** EXTRACTED ENTRIES follows **

diff --git a/pyfocusr_amd/_hip.py b/pyfocusr_amd/_hip.py
--- a/pyfocusr_amd/_hip.py
+++ b/pyfocusr_amd/_hip.py
@@ -107,6 +107,7 @@
     "pf_orth_end": (C.c_int, [C.c_void_p, _f64p, _f64p]),
     "pf_orth_split": (C.c_int, [C.c_void_p, C.c_int32, C.c_int32]),
     "pf_orth_one_launch": (C.c_int, [C.c_int32]),
+    "pf_ws_poison": (C.c_int, [C.c_int32]),
     "pf_orth_begin2": (C.c_int, [C.c_void_p, C.c_int32, C.c_int32, C.c_int32, C.c_int32, C.c_void_p, C.c_int32, C.c_int32, C.c_int32,
                                  C.c_int32]),
     "pf_orth_cheb2": (C.c_int, [C.c_void_p, C.c_void_p, _i32p, _i32p, _f64p]),
@@ -327,6 +328,10 @@
     _check(load_library().pf_orth_one_launch(int(bool(on))))
 
 
+def ws_poison(on=True):
+    _check(load_library().pf_ws_poison(int(bool(on))))
+
+
 def persist_two_step(level=1):
     _check(load_library().pf_persist_two_step(int(level)))
 
diff --git a/pyfocusr_amd/csrc/pf_eigsort.hip b/pyfocusr_amd/csrc/pf_eigsort.hip
--- a/pyfocusr_amd/csrc/pf_eigsort.hip
+++ b/pyfocusr_amd/csrc/pf_eigsort.hip
@@ -59,41 +59,80 @@
     out[e] = (raw[e] - lohi[c]) / (lohi[3 + c] - lohi[c]);
 }
 
+__device__ __forceinline__ double es_cx(double mine, double other, bool low, bool up) {
+    const double a = low ? mine : other, c = low ? other : mine;
+    return ((a > c) == up) ? other : mine;
+}
+
+template <int E>
 __global__ __launch_bounds__(ES_SORT_THREADS) void k_es_sort_log(const double* __restrict__ vals_t, const double* __restrict__ vals_s,
                                                                  int64_t mt, int64_t ms, int32_t k, double* __restrict__ lt,
                                                                  double* __restrict__ ls, double* __restrict__ lsf) {
     extern __shared__ double buf[];
-    const int b = blockIdx.x;
+    constexpr int N = E * ES_SORT_THREADS;
+    const int b = blockIdx.x, t = threadIdx.x;
     const int64_t m = b < k ? mt : ms;
-    int n_pow2 = 2;
-    while (n_pow2 < m) n_pow2 <<= 1;
     const double* src = b < k ? vals_t + (int64_t)b * m : vals_s + (int64_t)(b - k) * m;
-    for (int i = threadIdx.x; i < n_pow2; i += ES_SORT_THREADS) buf[i] = i < m ? src[i] : INFINITY;
-    __syncthreads();
-    for (int size = 2; size <= n_pow2; size <<= 1) {
-        for (int stride = size >> 1; stride > 0; stride >>= 1) {
-            for (int t = threadIdx.x; t < n_pow2 / 2; t += ES_SORT_THREADS) {
-                const int pos = 2 * t - (t & (stride - 1));
-                const double a = buf[pos], c = buf[pos + stride];
-                const bool up = (pos & size) == 0;
-                if ((a > c) == up) {
-                    buf[pos] = c;
-                    buf[pos + stride] = a;
+    double v[E];
+#pragma unroll
+    for (int j = 0; j < E; ++j) v[j] = t * E + j < m ? src[t * E + j] : INFINITY;
+    for (int size = 2; size <= N; size <<= 1) {
+        int stride = size >> 1;
+        for (; stride >= PF_WAVE * E; stride >>= 1) {
+            const int dt = stride / E;
+            const bool low = (t & dt) == 0;
+#pragma unroll
+            for (int j = 0; j < E; ++j) buf[j * ES_SORT_THREADS + t] = v[j];
+            __syncthreads();
+#pragma unroll
+            for (int j = 0; j < E; ++j) v[j] = es_cx(v[j], buf[j * ES_SORT_THREADS + (t ^ dt)], low, ((t * E + j) & size) == 0);
+            __syncthreads();
+        }
+        for (; stride >= E; stride >>= 1) {
+            const int dt = stride / E;
+            const bool low = (t & dt) == 0;
+#pragma unroll
+            for (int j = 0; j < E; ++j) v[j] = es_cx(v[j], __shfl_xor(v[j], dt, PF_WAVE), low, ((t * E + j) & size) == 0);
+        }
+#pragma unroll
+        for (int s = E / 2; s > 0; s >>= 1) {
+            if (s > stride) continue;
+#pragma unroll
+            for (int j = 0; j < E; ++j) {
+                if (j & s) continue;
+                const double a = v[j], c = v[j | s];
+                if ((a > c) == (((t * E + j) & size) == 0)) {
+                    v[j] = c;
+                    v[j | s] = a;
                 }
             }
-            __syncthreads();
         }
     }
     const double eps = DBL_EPSILON;
-    if (b < k) {
-        for (int64_t i = threadIdx.x; i < m; i += ES_SORT_THREADS) lt[(int64_t)b * m + i] = log(buf[i] + 0.5 + eps);
-    } else {
-        const int64_t o = (int64_t)(b - k) * m;
-        for (int64_t i = threadIdx.x; i < m; i += ES_SORT_THREADS) {
-            ls[o + i] = log(buf[i] + 0.5 + eps);
-            lsf[o + i] = log(-buf[m - 1 - i] + 0.5 + eps);
-        }
-    }
+    const int64_t o = b < k ? (int64_t)b * m : (int64_t)(b - k) * m;
+#pragma unroll
+    for (int j = 0; j < E; ++j) {
+        const int64_t i = t * E + j;
+        if (i >= m) continue;
+        if (b < k) {
+            lt[o + i] = log(v[j] + 0.5 + eps);
+        } else {
+            ls[o + i] = log(v[j] + 0.5 + eps);
+            lsf[o + m - 1 - i] = log(-v[j] + 0.5 + eps);
+        }
+    }
+}
+
+template <int E>
+hipError_t es_sort_log(hipStream_t st, const double* vals_t, const double* vals_s, int64_t mt, int64_t ms, int32_t k, double* lt, double* ls,
+                       double* lsf) {
+    constexpr size_t lds = sizeof(double) * (size_t)E * ES_SORT_THREADS;
+    if (lds > 64 * 1024) {
+        const hipError_t e = hipFuncSetAttribute(reinterpret_cast<const void*>(k_es_sort_log<E>), hipFuncAttributeMaxDynamicSharedMemorySize, (int)lds);
+        if (e != hipSuccess) return e;
+    }
+    k_es_sort_log<E><<<(unsigned)(2 * k), ES_SORT_THREADS, lds, st>>>(vals_t, vals_s, mt, ms, k, lt, ls, lsf);
+    return hipSuccess;
 }
 
 __device__ __forceinline__ double es_block_sum(double v, double* sh) {
@@ -174,12 +213,8 @@
     pf_ctx* c = gt->ctx;
     PF_HIP(hipSetDevice(c->device));
     hipStream_t st = c->stream;
-    int32_t n_pow2 = 2;
-    while (n_pow2 < (mt > ms ? mt : ms)) n_pow2 <<= 1;
-    const size_t sort_lds = sizeof(double) * (size_t)n_pow2;
-    if (sort_lds > 64 * 1024)
-        PF_HIP(hipFuncSetAttribute(reinterpret_cast<const void*>(k_es_sort_log), hipFuncAttributeMaxDynamicSharedMemorySize,
-                                   (int)(sizeof(double) * ES_MAX_SAMPLES)));
+    int32_t sort_elems = 1;
+    while ((int64_t)sort_elems * ES_SORT_THREADS < (mt > ms ? mt : ms)) sort_elems <<= 1;
 
     const size_t head = sizeof(int64_t) * (size_t)(mt + ms);
     const size_t small = ((sizeof(int32_t) * 2 * k + 7) & ~(size_t)7) + sizeof(double) * 2 * k;
@@ -235,7 +270,15 @@
         k_es_minmax<<<3, ES_RED_THREADS, 0, st>>>(raw_s, ms, lohi + 6);
         k_es_normalize<<<pf_blocks(3 * mt), PF_BLOCK, 0, st>>>(raw_t, lohi, mt, norm_t);
         k_es_normalize<<<pf_blocks(3 * ms), PF_BLOCK, 0, st>>>(raw_s, lohi + 6, ms, norm_s);
-        k_es_sort_log<<<(unsigned)(2 * k), ES_SORT_THREADS, sort_lds, st>>>(vals_t, vals_s, mt, ms, k, lt, ls, lsf);
+        hipError_t es = hipSuccess;
+        switch (sort_elems) {
+            case 1: es = es_sort_log<1>(st, vals_t, vals_s, mt, ms, k, lt, ls, lsf); break;
+            case 2: es = es_sort_log<2>(st, vals_t, vals_s, mt, ms, k, lt, ls, lsf); break;
+            case 4: es = es_sort_log<4>(st, vals_t, vals_s, mt, ms, k, lt, ls, lsf); break;
+            case 8: es = es_sort_log<8>(st, vals_t, vals_s, mt, ms, k, lt, ls, lsf); break;
+            default: es = es_sort_log<16>(st, vals_t, vals_s, mt, ms, k, lt, ls, lsf); break;
+        }
+        if (fail(es)) break;
         k_es_w1<<<(unsigned)(k * k), ES_RED_THREADS, 0, st>>>(lt, ls, lsf, mt, ms, k, d_out);
         if (fail(hipGetLastError())) break;
         const int32_t cols3[3] = {0, 1, 2};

** End of EXTRACTED ENTRIES **

- [EXERCISE OBJECTIVE]: Repeat exactly the lines above from the one with "for (int s = E" up to and including the one with "log(-v[j] + 0.5 + eps);". No other line belongs in the reply.

- [PROBLEM SOLUTION]:
+        for (int s = E / 2; s > 0; s >>= 1) {
+            if (s > stride) continue;
+#pragma unroll
+            for (int j = 0; j < E; ++j) {
+                if (j & s) continue;
+                const double a = v[j], c = v[j | s];
+                if ((a > c) == (((t * E + j) & size) == 0)) {
+                    v[j] = c;
+                    v[j | s] = a;
                 }
             }
-            __syncthreads();
         }
     }
     const double eps = DBL_EPSILON;
-    if (b < k) {
-        for (int64_t i = threadIdx.x; i < m; i += ES_SORT_THREADS) lt[(int64_t)b * m + i] = log(buf[i] + 0.5 + eps);
-    } else {
-        const int64_t o = (int64_t)(b - k) * m;
-        for (int64_t i = threadIdx.x; i < m; i += ES_SORT_THREADS) {
-            ls[o + i] = log(buf[i] + 0.5 + eps);
-            lsf[o + i] = log(-buf[m - 1 - i] + 0.5 + eps);
-        }
-    }
+    const int64_t o = b < k ? (int64_t)b * m : (int64_t)(b - k) * m;
+#pragma unroll
+    for (int j = 0; j < E; ++j) {
+        const int64_t i = t * E + j;
+        if (i >= m) continue;
+        if (b < k) {
+            lt[o + i] = log(v[j] + 0.5 + eps);
+        } else {
+            ls[o + i] = log(v[j] + 0.5 + eps);
+            lsf[o + m - 1 - i] = log(-v[j] + 0.5 + eps);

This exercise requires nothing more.